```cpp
struct S0Chain {
	double csq, lam1, lam2; int sc;
	__device__ __forceinline__ double step(double ca, double cb) { const double p = lam2, nx = fma(mm_coef(ca, csq, cb), lam2, lam1); lam1 = p; lam2 = nx; return p; }
	__device__ __forceinline__ void rescale() { if (fabs(lam2) > SC_BIG) { lam1 *= SC_SMALL; lam2 *= SC_SMALL; sc++; } }
	__device__ __forceinline__ void park_sign(int, double*) const {}
};
struct S0Mm {
	typedef S0Chain Chain;
	static constexpr int SLOTS = 64;
	static constexpr bool SIGNED = false;
	static constexpr bool BREG_SYNC = true;
	static __device__ __forceinline__ int steps(const LegK& a, int m, int& par) { par = 0; return (a.lmax - m)/2 + 1; }
	static __device__ __forceinline__ bool init(const LegK& a, int p, int m, int, bool polar, S0Chain& C) {
		const bool valid = p < a.npairs;
		const double x = valid ? a.cth[p] : 0.0, sth = valid ? a.sth[p] : 0.0;
		C.csq = polar ? -sth*sth : x*x;
		const bool alive = valid && ((double)m <= a.lmax*sth + a.ofs);
		C.lam1 = 0; C.lam2 = 0; C.sc = 0;
		if (alive) { double mt; int e; pow_scaled(sth, m, mt, e); to_scaled(mt, e, C.lam2, C.sc); }
		return alive;
	}
	static __device__ __forceinline__ const double* table(const LegK& a, bool polar, long row0) { return reinterpret_cast<const double*>(polar ? a.coef2p : a.coef2) + 2*row0; }
	static __device__ __forceinline__ int phase_a(const LegK& a, S0Chain& C, long row0, bool polar, int nk) {
		const double4_t* __restrict__ coef = a.coef + row0;
		int k = 0;
		while (k + 4 <= nk) {
			if (__any(LEG_IS_LIVE(C.lam2, C.sc))) break;
			const double4_t q0 = LDC(coef, k), q1 = LDC(coef, k+1), q2 = LDC(coef, k+2), q3 = LDC(coef, k+3);
			const double b0 = polar ? q0.c : q0.b, b1 = polar ? q1.c : q1.b, b2 = polar ? q2.c : q2.b, b3 = polar ? q3.c : q3.b;
			C.lam1 = fma(fma(q0.a, C.csq, b0), C.lam2, C.lam1);
			C.lam2 = fma(fma(q1.a, C.csq, b1), C.lam1, C.lam2);
			C.lam1 = fma(fma(q2.a, C.csq, b2), C.lam2, C.lam1);
			C.lam2 = fma(fma(q3.a, C.csq, b3), C.lam1, C.lam2);
			if (C.sc < 0) C.rescale();
			k += 4;
		}
		return k;
	}
	struct Data { double2 vn[4], vs[4]; };
	static __device__ __forceinline__ void load(const LegK& a, int m, int map0, int rn, int rs, Data& d) {
#pragma unroll
		for (int mm = 0; mm < 4; mm++) {
			const int map = map0 + mm;
			const double2* __restrict__ in = a.leg + (long)map*a.leg_bs + (long)m*a.ld;
			const bool okm = map < a.nmaps;
			d.vn[mm] = (okm && rn >= 0) ? in[rn] : make_double2(0, 0); d.vs[mm] = (okm && rs >= 0) ? in[rs] : make_double2(0, 0);
		}
	}
	static __device__ __forceinline__ void park(const Data& d, double x, int, double* __restrict__ ent) {
#pragma unroll
		for (int mm = 0; mm < 4; mm++) {
			ent[4*mm + 0] = d.vn[mm].x + d.vs[mm].x; ent[4*mm + 1] = d.vn[mm].y + d.vs[mm].y;
			ent[4*mm + 2] = (d.vn[mm].x - d.vs[mm].x)*x; ent[4*mm + 3] = (d.vn[mm].y - d.vs[mm].y)*x;
		}
	}
	template<int NG> static __device__ __forceinline__ void store(const LegK& a, int m, int bb, int pbase, int lane, mm_acc (&acc)[NG][4]) {
		const int c = lane & 3;
#pragma unroll
		for (int g = 0; g < NG; g++) {
			const int map = (bb*NG + g)*4 + ((lane & 15) >> 2);
			double* __restrict__ out = reinterpret_cast<double*>(a.leg + (long)(map < a.nmaps ? map : 0)*a.leg_bs + (long)m*a.ld) + (c & 1);
#pragma unroll
			for (int rb = 0; rb < 4; rb++)
#pragma unroll
				for (int r = 0; r < 4; r++) {
					const int p = pbase + 16*rb + 4*r + (lane >> 4);
					const bool valid = p < a.npairs && map < a.nmaps;
					const double v = acc[g][rb][r], o = MMS_XOR2(v);
					const double x = valid ? a.cth[p] : 0.0;
					const double val = c < 2 ? fma(x, o, v) : fma(-x, v, o);
					const int ring = valid ? (c < 2 ? a.ring_n[p] : a.ring_s[p]) : -1;
					if (ring >= 0) out[2*ring] = val;
				}
		}
	}
};
template<int NG, int W> __global__ __launch_bounds__(64*W, 4) void leg_ana_s0_mm(const LegK a) { leg_ana_mm<S0Mm, NG, W>(a); }



template<int NG> __global__ __launch_bounds__(64, 4) void leg_syn_s0_mm(const LegK a) { leg_syn_mm<S0Mm, NG>(a); }

void launch_leg_s0(bool analysis, int ng, int K, dim3 grid, hipStream_t st, const LegK& a) {
	static const bool once = leg_mm_lds_optin({leg_ana_s0_mm<2, MM_WAVES>, leg_ana_s0_mm<1, MM_WAVES>}); (void)once;
	const LegKernel k = analysis ? (ng == 2 ? leg_ana_s0_mm<2, MM_WAVES> : ng ? leg_ana_s0_mm<1, MM_WAVES> : K == 8 ? leg_ana_s0<8> : K == 4 ? leg_ana_s0<4> : K == 2 ? leg_ana_s0<2> : nullptr)
	                             : (ng == 2 ? leg_syn_s0_mm<2> : ng ? leg_syn_s0_mm<1> : K == 4 ? leg_syn_s0<4> : K == 2 ? leg_syn_s0<2> : nullptr);
	PXS_REQUIRE(k != nullptr, "internal: no spin-0 Legendre kernel compiled for this number of ring pairs per lane");
	leg_launch(k, analysis, ng, grid, st, a);
}

}
```
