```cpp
template <bool TOEP>
__device__ inline void logp_grad_tile(const DevProblem &P, const TileIO &io, double *smem)
{
    int tid = threadIdx.x;
    __asm__ volatile("" : "+v"(tid));
    const int lane = tid & 63, wave = tid >> 6;
    const int c = tid & (NC - 1), g = tid >> 4;
    const int nf = P.nf, N2 = 2 * nf;
    const bool valid = c < io.nvalid;
    const int cc = valid ? c : 0;
    const double jac = io.jacobian ? 1.0 : 0.0;

    double *Xs = smem;
    double *Zh = Xs + (size_t)P.XR * NC;
    double *Yp = Zh + (size_t)P.ZR * NC;
    double *Lr = Yp + (size_t)P.ZR * NC * P.npar;
    double *XC = Lr + (size_t)P.LR * NC;
    double *red = XC + (size_t)P.XCR * NC;
    double *sc = red + NW * NRED * NC;
    const bool cache_x = P.XCR > 0;

    const double *th = io.theta + (long)cc * io.t_sc + (io.t_off ? io.t_off[cc] : 0);
    auto TH = [&](int j) -> double { return th[(long)j * io.t_sj]; };
    double *gr = io.grad ? io.grad + (long)cc * io.g_sc : nullptr;
    auto GW = [&](int j, double v) { if (gr && valid) gr[(long)j * io.g_sj] = v; };
    double *pr = io.params ? io.params + (size_t)cc * P.D : nullptr;
    auto PW = [&](int j, double v) { if (pr && valid) pr[j] = v; };

    long long tprev = (io.prof && tid == 0) ? clock64() : 0;
#define BDRT_TILE_PROF(slot) do { if (io.prof && tid == 0) { const long long t_ = clock64(); io.prof[slot] += t_ - tprev; tprev = t_; } } while (0)
    {
        const int which = tid >> 4;
        const int nsc = 6 + 3 * P.nblocks;
        if (which < nsc) {
            int j;
            if (which < 2) j = which;
            else if (which < 6) j = P.o_err + (which - 2);
            else j = P.blk[(which - 6) / 3].o_d + (which - 6) % 3;
            const double raw = exp(TH(j));
            if (which == 0) { sc[S_RINF * NC + c] = 100.0 * raw; sc[(S_RAW + 0) * NC + c] = raw; }
            else if (which == 1) { sc[S_INDUC * NC + c] = raw * P.induc_scale; sc[(S_RAW + 1) * NC + c] = raw; }
            else if (which < 6) { sc[(S_SRES + which - 2) * NC + c] = 0.05 * raw; sc[(S_RAW + which) * NC + c] = raw; }
            else sc[(S_D0 + which - 6) * NC + c] = raw;
        }
        if (tid < NC) { sc[S_LP * NC + c] = 0.0; sc[S_XSUM * NC + c] = 0.0; sc[S_REJ * NC + c] = 0.0; }
    }
    for (int i = tid; i < P.ZR * NC; i += NT) Zh[i] = 0.0;
    __syncthreads();
    BDRT_TILE_PROF(0);

    for (int b = 0; b < P.nblocks; ++b) {
        const DevBlock &B = P.blk[b];
        const int KP = 8 * B.kpairs;
        double *xc = XC + (size_t)P.xc_off[b] * NC;
        double xs2[2] = {0.0, 0.0};
        for (int k0 = g; k0 < KP; k0 += NG * UK) {
            double t_[UK];
#pragma unroll
            for (int u = 0; u < UK; ++u) { const int k = k0 + NG * u; t_[u] = k < B.K ? TH(B.o_x + k) : 0.0; }
#pragma unroll
            for (int u = 0; u < UK; ++u) {
                const int k = k0 + NG * u;
                if (k < KP) {
                    double xr = 0.0;
                    if (k < B.K) {
                        xr = B.is_pos ? exp(t_[u]) : t_[u];
                        xs2[0] += xr;
                        if (B.is_pos) xs2[1] += t_[u];
                        PW(B.o_x + k, xr);
                    }
                    Xs[k * NC + c] = xr * B.x_scale;
                    if (cache_x) xc[(MAXBW + k) * NC + c] = xr;
                }
            }
        }
        if (cache_x && g < MAXBW) {
            xc[g * NC + c] = 0.0;
            xc[(MAXBW + KP + g) * NC + c] = 0.0;
// ... 371 lines not shown
```

bayes_drt_amd/csrc/bdrt_model.hip:

```cpp
#include <algorithm>
#include <cmath>
#include <cstdlib>
#include <cstring>

#include "bdrt_host.h"
#include "bdrt_big.h"

namespace bdrt {

static thread_local std::string g_last_error;
std::atomic<int> g_process_device{-1};
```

-- Task objective --
Copy out each line of the records where the string "MAXBW" appears.

-- Reply --
                    if (cache_x) xc[(MAXBW + k) * NC + c] = xr;
        if (cache_x && g < MAXBW) {
            xc[(MAXBW + KP + g) * NC + c] = 0.0;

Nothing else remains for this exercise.